The fact that perceivers can establish a cross-modal link reflects a linguistically meaningful association between auditory and visual-spatial events in tone perception. Moreover, the different audio-gestural weighting patterns exhibited in native versus non-native perception further reveal the contribution of language-specific factors in multi-modal tone perception.

5 Concluding Remarks

In tone production, although head and eyebrow motion may be attention-drawing overall, the results of aligned head, eyebrow, and lip movements with specific spatial and temporal pitch movement trajectories of different tones suggest linguistically meaningful associations of these visual cues to tone articulation. Consistently, the degree of visual benefits in tone perception corresponds to the extent of contour movement dynamicity and shape contrastivity of individual tones. Moreover, these benefits can be particularly augmented in non-native perception, when the tonal signal is enhanced in clear speech and with the additional aid of hand gestures, and as perceivers gain additional experience in tone learning. These data suggest language-specific mechanisms and the influence of language experience in cross-modal tone production and perception, above and beyond a general language-universal system.

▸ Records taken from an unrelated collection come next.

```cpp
extern "C" int unast_attn_bwd(int nsplit, const float* Q, int ldq, const float* K, int ldk, const float* V, int ldv, const float* O, int ldo,
                              const float* dO, int lddo, const float* LSE, float* delta_ws, float* dQ, int lddq, float* dK, int lddk,
                              float* dV, int lddv, const int* lens_k, int B, int H, int Tq, int Tk, int head_dim, int causal, float scale,
                              float drop_p, unsigned int seed, unsigned int stream_id, int fused, int qkv_split, const int* lens_q, hipStream_t stream) {
    AttnParams p;
    int rc = fill_common(p, Q, ldq, K, ldk, V, ldv, lens_k, B, H, Tq, Tk, head_dim, causal, scale, drop_p, seed, stream_id, qkv_split);
    if (rc) return rc;
    UNAST_REQUIRE(O && dO && LSE && delta_ws && dQ && dK && dV, "unast_attn_bwd: null pointer");
    UNAST_REQUIRE(!lens_q || fused, "unast_attn_bwd: lens_q is served by the one-pass backward (fused = 1)");
    p.lens_q = lens_q;
    UNAST_REQUIRE(al16(O) && al16(dO) && al16(dQ) && al16(dK) && al16(dV) && ((ldo | lddo | lddq | lddk | lddv) & 3) == 0,
                  "unast_attn_bwd: operands must be 16-byte aligned with ld%%4==0");
    UNAST_REQUIRE(nsplit == 1 || nsplit == 3, "unast_attn_bwd: nsplit must be 1 or 3");
    const int rows = B * Tq;
    hipLaunchKernelGGL(attn_delta_kernel, dim3((rows + 3) / 4), dim3(256), 0, stream, dO, lddo, O, ldo, delta_ws, rows, Tq, H, fused ? dQ : nullptr, lddq, qkv_split);
    p.dO = dO; p.lddo = lddo; p.LSE = const_cast<float*>(LSE); p.Delta = delta_ws;
    p.O = dQ; p.ldo = lddq; p.dK = dK; p.dV = dV; p.lddk = lddk; p.lddv = lddv;
    dim3 gq(xcd_grid((Tq + 127) / 128, B * H)), gk(xcd_grid((Tk + 127) / 128, B * H));
    if (fused) {
        if (nsplit == 3) { if (fused == 1) hipLaunchKernelGGL((attn_dkv_kernel<3, 1, 1>), gk, dim3(256), 0, stream, p); else hipLaunchKernelGGL((attn_dkv_kernel<3, 1, 0>), gk, dim3(256), 0, stream, p); }
        else             hipLaunchKernelGGL((attn_dkv_kernel<1, 1, 1>), gk, dim3(256), 0, stream, p);
    } else if (nsplit == 3) {
        hipLaunchKernelGGL((attn_q_kernel<3, 1, 2>), gq, dim3(256), 0, stream, p);
        hipLaunchKernelGGL((attn_dkv_kernel<3, 0, 1>), gk, dim3(256), 0, stream, p);
    } else {
        hipLaunchKernelGGL((attn_q_kernel<1, 1, 2>), gq, dim3(256), 0, stream, p);
        hipLaunchKernelGGL((attn_dkv_kernel<1, 0, 1>), gk, dim3(256), 0, stream, p);
    }
    return unast_check_launch("unast_attn_bwd");
}

UNAST_DEFINE_RNG_EPOCH_SETTER(attention)
```

Before: 945,000.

However, due to the scarcity of research in this area, there remain several underexplored research directions for a more thorough understanding of the role of visual cues in multi-modal tone production and perception. First, it is unclear how some visual cues (e.g., lips) are used in characterizing individual tones. Moreover, further evidence from tone perception research is needed to, further evidence from tone perception research is needed to determine how the visual tonal cues are used to facilitate perception of categorical tonal distinctions, and the extent to which perception is based on the linguistic relevance of these cues.

Understanding the visual correlates of tone production and perception will not only advance research on cross-modal integration of sensory-motor information in speech processing, but it will also have important applications for the development of effective tools for tone language acquisition and learning, as well as audio-visual tonal speech synthesis including visual aids for impaired conditions and noisy environments.